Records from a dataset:
----------------------------------------
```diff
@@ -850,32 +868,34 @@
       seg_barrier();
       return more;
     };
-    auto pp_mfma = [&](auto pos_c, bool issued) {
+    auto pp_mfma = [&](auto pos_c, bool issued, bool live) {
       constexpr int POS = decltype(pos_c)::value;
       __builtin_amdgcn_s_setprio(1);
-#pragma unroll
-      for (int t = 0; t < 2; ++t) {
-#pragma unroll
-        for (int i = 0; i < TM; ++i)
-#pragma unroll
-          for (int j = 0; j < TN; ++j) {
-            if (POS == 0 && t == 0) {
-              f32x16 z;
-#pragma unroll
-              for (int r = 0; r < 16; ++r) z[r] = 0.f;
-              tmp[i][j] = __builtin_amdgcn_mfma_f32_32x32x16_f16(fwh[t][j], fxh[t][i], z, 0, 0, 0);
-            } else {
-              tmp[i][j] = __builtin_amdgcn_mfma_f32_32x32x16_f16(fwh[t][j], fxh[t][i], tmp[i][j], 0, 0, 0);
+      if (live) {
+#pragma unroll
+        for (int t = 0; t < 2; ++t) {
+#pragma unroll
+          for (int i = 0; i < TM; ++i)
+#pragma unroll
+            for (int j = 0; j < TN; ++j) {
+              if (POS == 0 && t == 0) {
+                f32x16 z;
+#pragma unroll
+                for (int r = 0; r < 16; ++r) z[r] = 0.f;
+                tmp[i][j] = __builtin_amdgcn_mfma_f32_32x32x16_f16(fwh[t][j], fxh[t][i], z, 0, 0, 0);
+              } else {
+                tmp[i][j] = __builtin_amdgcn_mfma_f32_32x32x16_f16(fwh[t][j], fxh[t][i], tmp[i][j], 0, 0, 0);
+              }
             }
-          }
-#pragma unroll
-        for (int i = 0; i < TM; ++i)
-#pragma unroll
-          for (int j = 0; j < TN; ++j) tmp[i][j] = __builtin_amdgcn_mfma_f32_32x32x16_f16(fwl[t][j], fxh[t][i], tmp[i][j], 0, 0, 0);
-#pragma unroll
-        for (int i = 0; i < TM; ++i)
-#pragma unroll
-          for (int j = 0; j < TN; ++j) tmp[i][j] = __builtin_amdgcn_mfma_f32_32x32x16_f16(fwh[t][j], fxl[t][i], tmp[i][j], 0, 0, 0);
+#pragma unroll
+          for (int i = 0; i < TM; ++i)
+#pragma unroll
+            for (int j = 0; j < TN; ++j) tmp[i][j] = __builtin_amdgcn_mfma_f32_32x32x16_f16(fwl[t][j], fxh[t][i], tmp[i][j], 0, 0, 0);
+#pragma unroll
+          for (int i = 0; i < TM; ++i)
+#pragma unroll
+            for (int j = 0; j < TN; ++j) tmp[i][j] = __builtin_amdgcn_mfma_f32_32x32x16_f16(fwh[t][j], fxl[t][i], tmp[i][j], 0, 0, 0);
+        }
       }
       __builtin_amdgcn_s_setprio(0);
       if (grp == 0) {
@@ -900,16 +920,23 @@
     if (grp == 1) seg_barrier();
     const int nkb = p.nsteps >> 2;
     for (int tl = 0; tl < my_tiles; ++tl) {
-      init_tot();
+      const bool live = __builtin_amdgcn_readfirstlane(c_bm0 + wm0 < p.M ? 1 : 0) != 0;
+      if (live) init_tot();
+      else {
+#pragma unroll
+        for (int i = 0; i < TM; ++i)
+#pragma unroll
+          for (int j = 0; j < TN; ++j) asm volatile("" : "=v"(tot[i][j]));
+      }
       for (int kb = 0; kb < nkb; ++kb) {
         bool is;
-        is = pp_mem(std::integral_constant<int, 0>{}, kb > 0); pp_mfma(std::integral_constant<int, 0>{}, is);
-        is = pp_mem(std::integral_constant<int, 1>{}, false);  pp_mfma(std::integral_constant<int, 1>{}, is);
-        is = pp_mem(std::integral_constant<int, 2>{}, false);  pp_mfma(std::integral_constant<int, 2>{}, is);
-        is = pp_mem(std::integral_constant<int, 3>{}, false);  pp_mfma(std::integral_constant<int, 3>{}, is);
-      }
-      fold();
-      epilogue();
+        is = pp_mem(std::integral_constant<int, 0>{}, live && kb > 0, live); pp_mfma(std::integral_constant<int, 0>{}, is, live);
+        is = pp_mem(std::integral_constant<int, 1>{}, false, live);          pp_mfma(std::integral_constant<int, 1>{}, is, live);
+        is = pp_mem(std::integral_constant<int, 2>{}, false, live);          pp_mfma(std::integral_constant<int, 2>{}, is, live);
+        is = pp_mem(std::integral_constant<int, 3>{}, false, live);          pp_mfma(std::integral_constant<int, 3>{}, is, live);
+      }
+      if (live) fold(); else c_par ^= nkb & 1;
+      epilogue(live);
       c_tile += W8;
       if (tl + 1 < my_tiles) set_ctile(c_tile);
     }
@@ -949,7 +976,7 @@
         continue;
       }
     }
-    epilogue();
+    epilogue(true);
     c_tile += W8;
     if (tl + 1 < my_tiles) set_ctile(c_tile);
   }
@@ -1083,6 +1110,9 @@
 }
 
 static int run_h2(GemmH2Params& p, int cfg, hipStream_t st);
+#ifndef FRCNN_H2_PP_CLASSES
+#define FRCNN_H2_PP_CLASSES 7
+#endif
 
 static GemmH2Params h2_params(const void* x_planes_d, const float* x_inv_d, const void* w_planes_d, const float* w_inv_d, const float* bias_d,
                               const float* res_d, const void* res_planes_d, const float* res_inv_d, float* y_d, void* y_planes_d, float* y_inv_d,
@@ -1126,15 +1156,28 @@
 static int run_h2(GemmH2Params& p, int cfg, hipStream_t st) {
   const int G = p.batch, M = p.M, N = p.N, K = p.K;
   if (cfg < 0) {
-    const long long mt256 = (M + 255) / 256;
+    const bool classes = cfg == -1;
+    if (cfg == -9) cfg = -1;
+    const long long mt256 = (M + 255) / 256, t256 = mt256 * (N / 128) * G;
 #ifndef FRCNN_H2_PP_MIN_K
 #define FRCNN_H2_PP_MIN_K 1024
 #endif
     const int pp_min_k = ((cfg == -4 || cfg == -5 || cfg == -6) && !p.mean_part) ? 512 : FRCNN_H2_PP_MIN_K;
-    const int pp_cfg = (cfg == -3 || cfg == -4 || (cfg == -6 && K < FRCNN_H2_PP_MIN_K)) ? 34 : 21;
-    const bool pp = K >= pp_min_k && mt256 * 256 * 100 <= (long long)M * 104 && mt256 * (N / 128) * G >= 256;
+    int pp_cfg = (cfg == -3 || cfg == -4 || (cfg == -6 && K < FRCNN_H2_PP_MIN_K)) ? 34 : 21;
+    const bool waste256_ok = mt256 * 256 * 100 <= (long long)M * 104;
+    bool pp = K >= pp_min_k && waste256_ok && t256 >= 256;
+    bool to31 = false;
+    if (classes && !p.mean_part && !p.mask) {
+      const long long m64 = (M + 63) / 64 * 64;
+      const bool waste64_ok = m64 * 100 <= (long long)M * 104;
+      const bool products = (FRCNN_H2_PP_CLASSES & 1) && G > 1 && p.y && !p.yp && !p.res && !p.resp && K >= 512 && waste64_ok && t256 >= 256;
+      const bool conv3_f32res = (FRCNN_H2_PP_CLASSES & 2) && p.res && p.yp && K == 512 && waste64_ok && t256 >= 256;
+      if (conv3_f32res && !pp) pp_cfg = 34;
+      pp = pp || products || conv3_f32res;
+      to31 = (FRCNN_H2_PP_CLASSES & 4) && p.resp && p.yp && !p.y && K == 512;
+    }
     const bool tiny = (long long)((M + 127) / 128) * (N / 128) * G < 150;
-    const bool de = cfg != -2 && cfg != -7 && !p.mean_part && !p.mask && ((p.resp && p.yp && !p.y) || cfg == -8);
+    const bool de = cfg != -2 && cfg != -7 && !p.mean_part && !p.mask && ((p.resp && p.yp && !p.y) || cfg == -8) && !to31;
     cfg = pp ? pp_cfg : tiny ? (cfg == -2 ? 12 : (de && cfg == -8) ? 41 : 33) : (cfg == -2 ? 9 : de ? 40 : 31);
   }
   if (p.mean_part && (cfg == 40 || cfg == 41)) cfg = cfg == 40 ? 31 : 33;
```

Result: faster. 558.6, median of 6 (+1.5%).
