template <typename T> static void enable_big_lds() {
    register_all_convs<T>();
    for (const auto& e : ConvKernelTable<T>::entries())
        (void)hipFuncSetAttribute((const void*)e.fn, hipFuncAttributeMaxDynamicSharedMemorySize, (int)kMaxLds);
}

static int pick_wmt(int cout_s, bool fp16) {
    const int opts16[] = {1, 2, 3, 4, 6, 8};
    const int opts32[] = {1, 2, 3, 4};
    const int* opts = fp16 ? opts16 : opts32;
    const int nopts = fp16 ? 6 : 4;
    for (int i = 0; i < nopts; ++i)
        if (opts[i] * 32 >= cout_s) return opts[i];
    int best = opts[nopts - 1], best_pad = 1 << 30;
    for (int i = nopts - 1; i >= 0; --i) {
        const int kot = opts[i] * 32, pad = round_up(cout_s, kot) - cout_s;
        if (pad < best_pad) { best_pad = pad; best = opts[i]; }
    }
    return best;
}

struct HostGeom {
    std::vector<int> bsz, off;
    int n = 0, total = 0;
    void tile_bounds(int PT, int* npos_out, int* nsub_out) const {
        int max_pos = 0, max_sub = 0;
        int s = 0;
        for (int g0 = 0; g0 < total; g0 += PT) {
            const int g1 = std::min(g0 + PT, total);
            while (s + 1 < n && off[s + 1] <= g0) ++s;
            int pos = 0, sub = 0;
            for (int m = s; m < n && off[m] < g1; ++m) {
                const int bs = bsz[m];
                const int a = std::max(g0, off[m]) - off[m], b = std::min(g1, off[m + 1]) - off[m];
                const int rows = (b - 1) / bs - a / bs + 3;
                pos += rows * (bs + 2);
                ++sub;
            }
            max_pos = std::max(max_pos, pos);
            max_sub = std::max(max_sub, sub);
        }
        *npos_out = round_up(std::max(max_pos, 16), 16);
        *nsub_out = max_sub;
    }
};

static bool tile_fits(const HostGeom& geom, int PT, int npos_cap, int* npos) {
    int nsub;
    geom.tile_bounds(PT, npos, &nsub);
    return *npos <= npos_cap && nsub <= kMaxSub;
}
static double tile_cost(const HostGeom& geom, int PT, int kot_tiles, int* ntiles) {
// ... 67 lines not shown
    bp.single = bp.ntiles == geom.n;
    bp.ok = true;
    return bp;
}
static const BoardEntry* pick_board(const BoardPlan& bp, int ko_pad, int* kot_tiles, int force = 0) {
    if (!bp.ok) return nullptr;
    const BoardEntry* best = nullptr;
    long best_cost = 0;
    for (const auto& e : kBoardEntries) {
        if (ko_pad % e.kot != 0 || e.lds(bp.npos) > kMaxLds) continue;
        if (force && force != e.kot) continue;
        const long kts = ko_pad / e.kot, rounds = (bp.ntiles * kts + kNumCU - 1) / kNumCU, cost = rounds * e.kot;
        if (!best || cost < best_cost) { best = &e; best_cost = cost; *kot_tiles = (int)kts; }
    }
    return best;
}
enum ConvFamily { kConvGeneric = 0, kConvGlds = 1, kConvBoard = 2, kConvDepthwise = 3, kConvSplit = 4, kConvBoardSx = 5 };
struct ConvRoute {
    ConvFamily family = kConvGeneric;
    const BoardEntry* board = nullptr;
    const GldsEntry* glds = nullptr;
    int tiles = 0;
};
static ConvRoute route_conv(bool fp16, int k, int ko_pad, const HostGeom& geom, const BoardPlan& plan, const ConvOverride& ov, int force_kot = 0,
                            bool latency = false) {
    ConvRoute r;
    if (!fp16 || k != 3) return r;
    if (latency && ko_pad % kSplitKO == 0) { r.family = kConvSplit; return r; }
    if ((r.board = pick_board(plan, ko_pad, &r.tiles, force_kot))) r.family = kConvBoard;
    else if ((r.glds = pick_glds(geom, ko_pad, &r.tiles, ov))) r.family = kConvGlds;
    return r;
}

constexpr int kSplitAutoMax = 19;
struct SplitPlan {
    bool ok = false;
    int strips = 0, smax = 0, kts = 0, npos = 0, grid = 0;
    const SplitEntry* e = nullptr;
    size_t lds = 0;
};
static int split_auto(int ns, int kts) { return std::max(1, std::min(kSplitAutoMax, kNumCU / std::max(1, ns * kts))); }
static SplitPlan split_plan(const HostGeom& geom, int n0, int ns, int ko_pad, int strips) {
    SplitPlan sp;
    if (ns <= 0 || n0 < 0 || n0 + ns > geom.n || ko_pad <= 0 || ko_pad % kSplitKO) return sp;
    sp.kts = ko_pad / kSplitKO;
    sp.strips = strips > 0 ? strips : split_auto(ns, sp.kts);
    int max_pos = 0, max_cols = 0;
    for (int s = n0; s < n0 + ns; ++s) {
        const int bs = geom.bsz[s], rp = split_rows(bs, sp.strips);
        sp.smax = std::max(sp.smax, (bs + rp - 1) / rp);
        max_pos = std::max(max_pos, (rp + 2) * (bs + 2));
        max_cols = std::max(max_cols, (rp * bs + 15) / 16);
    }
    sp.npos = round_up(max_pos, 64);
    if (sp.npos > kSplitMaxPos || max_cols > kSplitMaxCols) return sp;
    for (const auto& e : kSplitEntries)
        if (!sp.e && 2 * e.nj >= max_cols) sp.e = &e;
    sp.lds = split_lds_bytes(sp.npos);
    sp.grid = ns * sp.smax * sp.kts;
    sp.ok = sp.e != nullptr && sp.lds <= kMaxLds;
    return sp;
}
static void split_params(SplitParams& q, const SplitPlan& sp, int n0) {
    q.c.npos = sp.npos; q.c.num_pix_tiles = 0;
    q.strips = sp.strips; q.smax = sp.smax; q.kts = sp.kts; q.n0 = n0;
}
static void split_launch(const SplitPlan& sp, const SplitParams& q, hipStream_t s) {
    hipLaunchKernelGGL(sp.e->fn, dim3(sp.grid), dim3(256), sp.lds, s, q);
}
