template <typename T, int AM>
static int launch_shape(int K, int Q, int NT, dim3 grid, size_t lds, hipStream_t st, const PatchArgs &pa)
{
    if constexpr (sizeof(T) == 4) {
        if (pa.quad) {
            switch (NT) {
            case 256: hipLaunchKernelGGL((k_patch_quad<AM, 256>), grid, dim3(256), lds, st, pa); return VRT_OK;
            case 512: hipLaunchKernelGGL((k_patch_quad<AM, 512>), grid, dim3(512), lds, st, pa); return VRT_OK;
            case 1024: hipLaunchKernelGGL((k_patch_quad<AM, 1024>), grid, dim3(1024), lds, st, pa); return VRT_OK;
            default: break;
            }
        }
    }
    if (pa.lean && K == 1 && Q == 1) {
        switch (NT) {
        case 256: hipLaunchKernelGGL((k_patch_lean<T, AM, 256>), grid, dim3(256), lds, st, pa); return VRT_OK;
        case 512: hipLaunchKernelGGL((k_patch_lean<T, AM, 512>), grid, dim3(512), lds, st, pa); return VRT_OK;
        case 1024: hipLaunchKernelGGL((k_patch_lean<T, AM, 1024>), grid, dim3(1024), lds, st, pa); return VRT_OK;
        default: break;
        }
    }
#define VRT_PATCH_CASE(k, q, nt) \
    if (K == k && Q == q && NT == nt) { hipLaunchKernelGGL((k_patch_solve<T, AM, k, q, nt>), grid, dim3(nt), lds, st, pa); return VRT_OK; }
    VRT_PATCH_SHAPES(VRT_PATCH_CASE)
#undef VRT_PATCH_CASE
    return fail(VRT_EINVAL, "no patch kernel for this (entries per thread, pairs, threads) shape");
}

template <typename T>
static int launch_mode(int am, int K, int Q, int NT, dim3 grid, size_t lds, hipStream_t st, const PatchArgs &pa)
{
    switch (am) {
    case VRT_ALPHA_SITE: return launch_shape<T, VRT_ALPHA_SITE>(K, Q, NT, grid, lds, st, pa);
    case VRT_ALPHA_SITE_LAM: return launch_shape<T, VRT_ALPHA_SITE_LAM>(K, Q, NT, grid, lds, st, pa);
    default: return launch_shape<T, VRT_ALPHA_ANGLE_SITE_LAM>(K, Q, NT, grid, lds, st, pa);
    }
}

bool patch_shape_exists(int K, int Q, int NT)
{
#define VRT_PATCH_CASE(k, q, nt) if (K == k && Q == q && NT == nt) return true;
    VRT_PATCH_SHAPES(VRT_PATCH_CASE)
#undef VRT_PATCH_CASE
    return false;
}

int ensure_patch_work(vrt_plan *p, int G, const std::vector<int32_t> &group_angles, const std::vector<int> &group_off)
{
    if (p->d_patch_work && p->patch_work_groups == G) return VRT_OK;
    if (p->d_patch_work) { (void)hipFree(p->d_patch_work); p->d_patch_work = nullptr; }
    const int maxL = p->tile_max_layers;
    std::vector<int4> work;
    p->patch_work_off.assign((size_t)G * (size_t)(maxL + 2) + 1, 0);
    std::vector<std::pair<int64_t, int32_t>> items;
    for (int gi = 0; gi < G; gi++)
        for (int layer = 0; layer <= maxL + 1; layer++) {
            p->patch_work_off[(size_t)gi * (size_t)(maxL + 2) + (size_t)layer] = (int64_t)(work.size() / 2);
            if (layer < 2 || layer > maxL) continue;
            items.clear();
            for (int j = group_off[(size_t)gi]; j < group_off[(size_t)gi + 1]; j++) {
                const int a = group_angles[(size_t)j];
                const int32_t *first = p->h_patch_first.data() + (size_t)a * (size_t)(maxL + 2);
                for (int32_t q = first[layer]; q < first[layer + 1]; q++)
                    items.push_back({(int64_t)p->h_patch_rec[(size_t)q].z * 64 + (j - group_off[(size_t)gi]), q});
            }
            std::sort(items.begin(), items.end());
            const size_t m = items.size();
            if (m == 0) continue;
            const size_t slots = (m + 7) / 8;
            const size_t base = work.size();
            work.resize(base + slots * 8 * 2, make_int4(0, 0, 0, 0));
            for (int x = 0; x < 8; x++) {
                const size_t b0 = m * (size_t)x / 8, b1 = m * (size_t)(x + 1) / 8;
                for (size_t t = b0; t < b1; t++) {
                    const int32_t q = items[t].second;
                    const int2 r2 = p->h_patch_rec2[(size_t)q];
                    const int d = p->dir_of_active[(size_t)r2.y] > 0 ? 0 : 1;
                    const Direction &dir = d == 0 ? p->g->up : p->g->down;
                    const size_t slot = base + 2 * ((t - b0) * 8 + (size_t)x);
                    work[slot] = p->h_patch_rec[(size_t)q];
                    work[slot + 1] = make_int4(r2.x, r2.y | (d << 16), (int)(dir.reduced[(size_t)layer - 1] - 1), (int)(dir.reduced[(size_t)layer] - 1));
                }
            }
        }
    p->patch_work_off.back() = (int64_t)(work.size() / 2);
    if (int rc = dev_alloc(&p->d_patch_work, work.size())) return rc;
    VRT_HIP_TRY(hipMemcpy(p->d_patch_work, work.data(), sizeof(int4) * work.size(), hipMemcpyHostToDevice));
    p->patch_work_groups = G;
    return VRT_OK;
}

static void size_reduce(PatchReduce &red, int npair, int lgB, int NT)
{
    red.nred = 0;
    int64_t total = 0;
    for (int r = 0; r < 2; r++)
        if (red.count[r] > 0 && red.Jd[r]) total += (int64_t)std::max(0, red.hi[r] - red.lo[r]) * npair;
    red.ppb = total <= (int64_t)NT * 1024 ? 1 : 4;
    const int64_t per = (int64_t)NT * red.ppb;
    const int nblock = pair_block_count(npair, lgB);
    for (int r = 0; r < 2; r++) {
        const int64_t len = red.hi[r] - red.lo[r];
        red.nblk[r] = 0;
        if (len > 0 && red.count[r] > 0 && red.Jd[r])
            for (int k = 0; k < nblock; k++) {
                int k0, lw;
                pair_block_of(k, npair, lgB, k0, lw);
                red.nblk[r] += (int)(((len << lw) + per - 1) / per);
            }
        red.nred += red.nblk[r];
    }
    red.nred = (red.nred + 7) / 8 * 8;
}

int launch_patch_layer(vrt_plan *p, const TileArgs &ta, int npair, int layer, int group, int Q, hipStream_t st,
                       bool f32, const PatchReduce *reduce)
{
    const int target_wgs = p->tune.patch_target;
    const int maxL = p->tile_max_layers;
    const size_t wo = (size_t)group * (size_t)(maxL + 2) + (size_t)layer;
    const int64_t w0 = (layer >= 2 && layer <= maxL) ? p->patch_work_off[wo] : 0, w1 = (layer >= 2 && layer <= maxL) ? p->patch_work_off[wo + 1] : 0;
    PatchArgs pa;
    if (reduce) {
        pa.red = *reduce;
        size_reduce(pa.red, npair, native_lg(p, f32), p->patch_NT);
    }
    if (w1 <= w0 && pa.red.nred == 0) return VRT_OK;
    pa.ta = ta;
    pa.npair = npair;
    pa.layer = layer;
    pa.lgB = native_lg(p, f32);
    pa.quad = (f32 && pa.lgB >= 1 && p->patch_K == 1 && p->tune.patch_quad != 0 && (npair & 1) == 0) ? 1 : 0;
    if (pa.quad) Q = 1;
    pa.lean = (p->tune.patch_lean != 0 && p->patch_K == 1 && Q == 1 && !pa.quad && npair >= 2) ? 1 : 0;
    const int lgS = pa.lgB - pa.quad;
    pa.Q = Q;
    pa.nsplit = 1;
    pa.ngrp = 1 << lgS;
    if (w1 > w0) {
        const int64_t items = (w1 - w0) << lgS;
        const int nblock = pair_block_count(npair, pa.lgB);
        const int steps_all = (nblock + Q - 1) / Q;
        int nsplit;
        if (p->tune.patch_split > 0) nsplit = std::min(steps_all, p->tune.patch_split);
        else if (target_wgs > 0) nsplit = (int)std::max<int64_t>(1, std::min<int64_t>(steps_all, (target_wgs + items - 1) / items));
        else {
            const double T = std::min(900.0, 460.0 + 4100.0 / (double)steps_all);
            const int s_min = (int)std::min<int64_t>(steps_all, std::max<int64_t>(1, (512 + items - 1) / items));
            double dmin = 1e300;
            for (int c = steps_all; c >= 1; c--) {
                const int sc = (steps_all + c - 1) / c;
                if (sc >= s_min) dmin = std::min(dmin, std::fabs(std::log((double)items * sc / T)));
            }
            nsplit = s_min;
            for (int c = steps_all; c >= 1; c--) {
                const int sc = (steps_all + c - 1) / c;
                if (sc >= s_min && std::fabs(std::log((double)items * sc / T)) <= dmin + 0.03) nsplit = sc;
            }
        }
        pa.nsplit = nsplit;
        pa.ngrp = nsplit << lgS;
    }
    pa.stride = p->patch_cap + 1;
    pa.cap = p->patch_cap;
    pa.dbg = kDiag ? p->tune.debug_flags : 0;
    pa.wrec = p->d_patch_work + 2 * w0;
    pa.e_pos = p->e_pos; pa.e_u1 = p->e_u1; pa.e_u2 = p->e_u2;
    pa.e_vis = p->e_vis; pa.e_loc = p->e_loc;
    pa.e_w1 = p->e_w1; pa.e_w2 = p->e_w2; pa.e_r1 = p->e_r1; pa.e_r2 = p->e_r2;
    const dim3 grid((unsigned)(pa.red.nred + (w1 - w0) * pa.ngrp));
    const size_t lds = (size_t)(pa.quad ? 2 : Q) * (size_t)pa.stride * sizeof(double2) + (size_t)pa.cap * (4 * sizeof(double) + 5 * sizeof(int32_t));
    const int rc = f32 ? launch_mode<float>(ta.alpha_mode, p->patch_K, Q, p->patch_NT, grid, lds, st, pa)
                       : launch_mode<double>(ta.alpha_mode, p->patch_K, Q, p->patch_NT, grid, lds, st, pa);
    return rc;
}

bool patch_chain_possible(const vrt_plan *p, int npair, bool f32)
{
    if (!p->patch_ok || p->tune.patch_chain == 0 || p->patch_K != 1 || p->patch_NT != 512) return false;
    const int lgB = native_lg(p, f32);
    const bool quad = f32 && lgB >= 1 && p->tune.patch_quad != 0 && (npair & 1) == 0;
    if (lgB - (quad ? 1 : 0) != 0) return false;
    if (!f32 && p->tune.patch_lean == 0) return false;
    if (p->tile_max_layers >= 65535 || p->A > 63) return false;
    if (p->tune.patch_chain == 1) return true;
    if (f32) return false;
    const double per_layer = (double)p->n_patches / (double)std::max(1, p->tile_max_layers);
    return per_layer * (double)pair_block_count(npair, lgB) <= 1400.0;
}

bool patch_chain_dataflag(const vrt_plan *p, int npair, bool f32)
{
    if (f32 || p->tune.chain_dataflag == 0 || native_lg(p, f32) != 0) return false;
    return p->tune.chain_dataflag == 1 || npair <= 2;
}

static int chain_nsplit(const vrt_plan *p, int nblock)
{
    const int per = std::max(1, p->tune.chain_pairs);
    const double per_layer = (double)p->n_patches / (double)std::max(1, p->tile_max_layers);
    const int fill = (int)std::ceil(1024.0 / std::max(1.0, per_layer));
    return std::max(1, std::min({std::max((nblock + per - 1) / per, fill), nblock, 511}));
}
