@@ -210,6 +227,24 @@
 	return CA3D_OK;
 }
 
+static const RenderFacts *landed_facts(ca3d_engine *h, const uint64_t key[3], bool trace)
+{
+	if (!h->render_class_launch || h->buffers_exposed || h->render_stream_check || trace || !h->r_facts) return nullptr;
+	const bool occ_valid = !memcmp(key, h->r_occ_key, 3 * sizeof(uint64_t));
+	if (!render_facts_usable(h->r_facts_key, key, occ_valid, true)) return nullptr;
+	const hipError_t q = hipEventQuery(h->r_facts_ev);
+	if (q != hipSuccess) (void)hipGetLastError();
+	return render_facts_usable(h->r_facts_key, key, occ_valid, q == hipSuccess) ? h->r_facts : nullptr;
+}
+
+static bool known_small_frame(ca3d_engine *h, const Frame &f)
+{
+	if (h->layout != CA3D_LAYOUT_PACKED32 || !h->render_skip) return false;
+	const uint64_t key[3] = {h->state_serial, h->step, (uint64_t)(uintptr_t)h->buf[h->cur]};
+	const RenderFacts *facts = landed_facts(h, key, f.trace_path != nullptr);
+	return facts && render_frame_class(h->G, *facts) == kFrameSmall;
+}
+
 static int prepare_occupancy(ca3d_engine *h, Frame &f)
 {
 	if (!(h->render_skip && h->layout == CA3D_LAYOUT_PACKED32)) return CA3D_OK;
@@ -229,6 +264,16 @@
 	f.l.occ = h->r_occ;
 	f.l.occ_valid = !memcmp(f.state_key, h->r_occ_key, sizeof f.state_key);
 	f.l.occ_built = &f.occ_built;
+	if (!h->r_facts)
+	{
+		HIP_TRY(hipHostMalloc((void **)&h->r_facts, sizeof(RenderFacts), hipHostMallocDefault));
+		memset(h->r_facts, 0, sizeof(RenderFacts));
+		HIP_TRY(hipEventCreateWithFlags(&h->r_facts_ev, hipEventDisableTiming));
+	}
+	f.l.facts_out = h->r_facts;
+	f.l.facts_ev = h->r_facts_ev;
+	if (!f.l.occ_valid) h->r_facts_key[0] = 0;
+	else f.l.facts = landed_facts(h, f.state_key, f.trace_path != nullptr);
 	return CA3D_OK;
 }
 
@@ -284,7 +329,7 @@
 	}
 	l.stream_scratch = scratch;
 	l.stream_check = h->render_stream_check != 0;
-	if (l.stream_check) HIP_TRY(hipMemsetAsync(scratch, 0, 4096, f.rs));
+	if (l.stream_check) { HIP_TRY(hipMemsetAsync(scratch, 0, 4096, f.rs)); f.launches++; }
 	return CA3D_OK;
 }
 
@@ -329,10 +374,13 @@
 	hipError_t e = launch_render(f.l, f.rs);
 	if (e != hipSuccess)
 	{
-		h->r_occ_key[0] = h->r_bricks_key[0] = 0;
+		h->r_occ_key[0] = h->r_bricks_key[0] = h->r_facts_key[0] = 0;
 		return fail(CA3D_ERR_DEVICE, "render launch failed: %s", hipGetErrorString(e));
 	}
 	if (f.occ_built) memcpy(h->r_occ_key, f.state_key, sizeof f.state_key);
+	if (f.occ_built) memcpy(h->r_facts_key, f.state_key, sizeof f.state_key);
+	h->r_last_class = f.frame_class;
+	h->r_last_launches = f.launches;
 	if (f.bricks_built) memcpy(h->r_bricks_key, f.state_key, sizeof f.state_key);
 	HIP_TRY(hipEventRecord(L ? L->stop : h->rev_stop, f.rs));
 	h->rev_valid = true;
----------------------------------------
What you have to do: How many lines above contain the word "kMaxLds"? Reply with only the number.

Final answer: 3